Hast du schon mal ein C Program für einen stinknormalen AVR programmiert
? Wenn ja, so wie du dort vorgehst kannst du auf im bestfalle mit pAVR
vorgehen. Nur das du eben zuerst in VHDL etc. den pAVR Core erzeugst,
ihn in den FPGA lädtst und danach kannst du diesen programmierten Chip
als echte AVR Kopie betrachten, im Bestfalle wohlgemerkt. Denn wenn du
dir mal pAVR genauer anschaust so ist es ein ziemlich abgespeckter
Universal-AVR. Das Universal bezieht sich auf den AVR Kern, sprich dem
Rechenwerk das größtenteils kompatibel zu den heutigen AVR's ist. Der
ganze wichtige Rest, wie die viele Timer, Brownout, PWM, ADC's, Analog
Comparator, Watchdog, Interrupts, FLASH Befehle, EEPROM fehlt komplett
im pAVR. Es ist also noch ne Menge Arbeit um pAVR wirklich kompatibel
zu bekommmen. Aber gerade bei diese nötigen Ausbau-Arbeiten stößt du an
die Grenzen. Den der pAVR VHDL ist nicht leicht zu synthetisieren und
jede kleine Erweiterung vesaut das komplette Timing.

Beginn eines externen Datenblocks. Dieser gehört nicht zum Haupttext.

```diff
+        asm volatile("s_waitcnt vmcnt(0)" ::: "memory");
+        __syncthreads();
+        if (tid == 0) {
+            const int t = __hip_atomic_fetch_add(sp.counters + tile, 1, __ATOMIC_RELAXED, __HIP_MEMORY_SCOPE_AGENT);
+            const int last = (t == sp.nsl - 1);
+            if (last) __hip_atomic_store(sp.counters + tile, 0, __ATOMIC_RELAXED, __HIP_MEMORY_SCOPE_AGENT);
+            s_last = last;
+        }
+        __syncthreads();
+        if (!s_last) {
+            sbl_stamp_end(e.stamp);
+            return;
+        }
+        __builtin_amdgcn_fence(__ATOMIC_ACQUIRE, "wavefront");
+        const sbl_gfloat* base = (const sbl_gfloat*)sp.slabs + (long)tile * sp.nsl * SBL_SKINNY_SLAB;
+#pragma unroll
+        for (int j = 0; j < PER_T; ++j) v[j] = 0.f;
+        cs = 0.f;
+        for (int z = 0; z < sp.nsl; ++z) {
+            const sbl_gfloat* q = base + (long)z * SBL_SKINNY_SLAB;
+            float t[PER_T];
+#pragma unroll
+            for (int j = 0; j < PER_T; ++j) t[j] = __hip_atomic_load(q + tid + j * NW * 64, __ATOMIC_RELAXED, __HIP_MEMORY_SCOPE_AGENT);
+#pragma unroll
+            for (int j = 0; j < PER_T; ++j) v[j] += t[j];
+            if (do_colsum && tid < 32) cs += __hip_atomic_load(q + 1024 + tid, __ATOMIC_RELAXED, __HIP_MEMORY_SCOPE_AGENT);
+        }
+    }
+    if (do_colsum && tid < 32 && m0 + tid < M) atomicAdd(e.a_colsum + m0 + tid, cs);
+    long off[PER_T], moff[PER_T];
+    int col[PER_T];
+    bool in[PER_T];
+    float bv[PER_T], mv[PER_T], cv[PER_T];
+#pragma unroll
+    for (int j = 0; j < PER_T; ++j) {
+        const int el = tid + j * NW * 64;
         const int r = el >> 6, ln = el & 63;
         const int m = m0 + (r & 3) + 8 * (r >> 2) + 4 * (ln >> 5);
         const int n = n0 + (ln & 31);
-        if (m < M && n < N) {
-            if (e.bias) v += e.bias[n];
-            if (e.relu) v = fmaxf(v, 0.f);
-            if (e.relu_mask) v = e.relu_mask[(long)m * e.ldm + n] > 0.f ? v : 0.f;
-            float* q = e.C + (long)m * e.ldc + n;
-            if (e.accumulate) v += *q;
-            *q = v;
-        }
+        in[j] = m < M && n < N;
+        col[j] = min(n, N - 1);
+        off[j] = (long)min(m, M - 1) * e.ldc + col[j];
+        moff[j] = (long)min(m, M - 1) * e.ldm + col[j];
+    }
+#pragma unroll
+    for (int j = 0; j < PER_T; ++j) bv[j] = 0.f, mv[j] = 1.f, cv[j] = 0.f;
+    if (e.bias) {
+#pragma unroll
+        for (int j = 0; j < PER_T; ++j) bv[j] = e.bias[col[j]];
+    }
+    if (e.relu_mask) {
+#pragma unroll
+        for (int j = 0; j < PER_T; ++j) mv[j] = e.relu_mask[moff[j]];
+    }
+    if (e.accumulate) {
+#pragma unroll
+        for (int j = 0; j < PER_T; ++j) cv[j] = e.C[off[j]];
+    }
+#pragma unroll
+    for (int j = 0; j < PER_T; ++j) {
+        float x = v[j];
+        if (e.bias) x += bv[j];
+        if (e.relu) x = fmaxf(x, 0.f);
+        if (e.relu_mask) x = mv[j] > 0.f ? x : 0.f;
+        if (e.accumulate) x += cv[j];
+        if (in[j]) e.C[off[j]] = x;
     }
     sbl_stamp_end(e.stamp);
+}
+
+static inline int sbl_skinny_slices(long wgs, int K, int target, int kmin, int* kchunk) {
+    int nsl = (int)(target / (wgs > 0 ? wgs : 1));
+    const int kmax = K / (kmin > 32 ? kmin : 32);
+    if (nsl > kmax) nsl = kmax;
+    if (nsl > 16) nsl = 16;
+    if (nsl < (K >= 1024 ? 2 : 4)) nsl = 1;
+    const int kc = (sbl_cdiv(K, nsl) + 31) & ~31;
+    *kchunk = nsl > 1 ? kc : K;
+    return nsl > 1 ? sbl_cdiv(K, kc) : 1;
 }
 
 template <bool AKC, bool BKC>
 static inline void sbl_launch_skinny(const float* A, long lda, const float* B, long ldb, const SkinnyEpi& e, int M, int N,
-                                     int K, hipStream_t s, const SkinnyDual* dual = nullptr) {
+                                     int K, hipStream_t s, const SkinnyDual* dual, SkinnySplit sp, int prec) {
     SkinnyOperand<AKC> a{A, lda, M};
     SkinnyOperand<BKC> b{B, ldb, N};
     const SkinnyDual du = dual ? *dual : SkinnyDual{nullptr, nullptr, nullptr, nullptr};
-    dim3 grid(sbl_cdiv(M, 32), sbl_cdiv(N, 32), dual ? 2 : 1);
-    if (K >= 1024) hipLaunchKernelGGL((sbl_skinny_gemm_kernel<AKC, BKC, 8, 8>), grid, dim3(512), 0, s, a, b, e, du, M, N, K);
-    else if (K >= 512) hipLaunchKernelGGL((sbl_skinny_gemm_kernel<AKC, BKC, 8, 4>), grid, dim3(512), 0, s, a, b, e, du, M, N, K);
-    else hipLaunchKernelGGL((sbl_skinny_gemm_kernel<AKC, BKC, 4, 4>), grid, dim3(256), 0, s, a, b, e, du, M, N, K);
-}
+    if (sp.nsl <= 1) sp = SkinnySplit{nullptr, nullptr, 1, K};
+    dim3 grid(sbl_cdiv(M, 32), sbl_cdiv(N, 32), (dual ? 2 : 1) * sp.nsl);
+    const int kc = sp.kchunk;
+#define SK_GO(NW, U, P) hipLaunchKernelGGL((sbl_skinny_gemm_kernel<AKC, BKC, NW, U, P>), grid, dim3(NW * 64), 0, s, a, b, e, du, sp, M, N, K)
+#define SK_PREC(NW, U)                   \
+    switch (prec) {                      \
+        case 6: SK_GO(NW, U, 6); break;  \
+        case 3: SK_GO(NW, U, 3); break;  \
+        case 1: SK_GO(NW, U, 1); break;  \
+        default: SK_GO(NW, U, 0); break; \
+    }
+    if (kc >= 1024) { SK_PREC(8, 8) }
+    else if (kc >= 512) { SK_PREC(8, 4) }
+    else { SK_PREC(4, 4) }
+#undef SK_PREC
+#undef SK_GO
+}
```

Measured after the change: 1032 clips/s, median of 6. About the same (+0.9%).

Damit wird der Vorteil ersichtlich: benutzt du einen echten AVR dann
ist der fertig, getestet und funktionsfähig. Du musst nur noch deine
Software schreiben. Benutzt du einen FPGA mit AVR IP Core so musst du
erstmal das hinbekommmen. Das kann schonmal mehrere Monate Zeit
rauben.
Die ganzen IP Codes verschiedener MCU's sind zwar schön und gut.
Schaut man sie sich näher an dann sind es meistens abgespeckte
Versionen mit mehr akademischen Anspruch, vonwegens -> es ist machbar.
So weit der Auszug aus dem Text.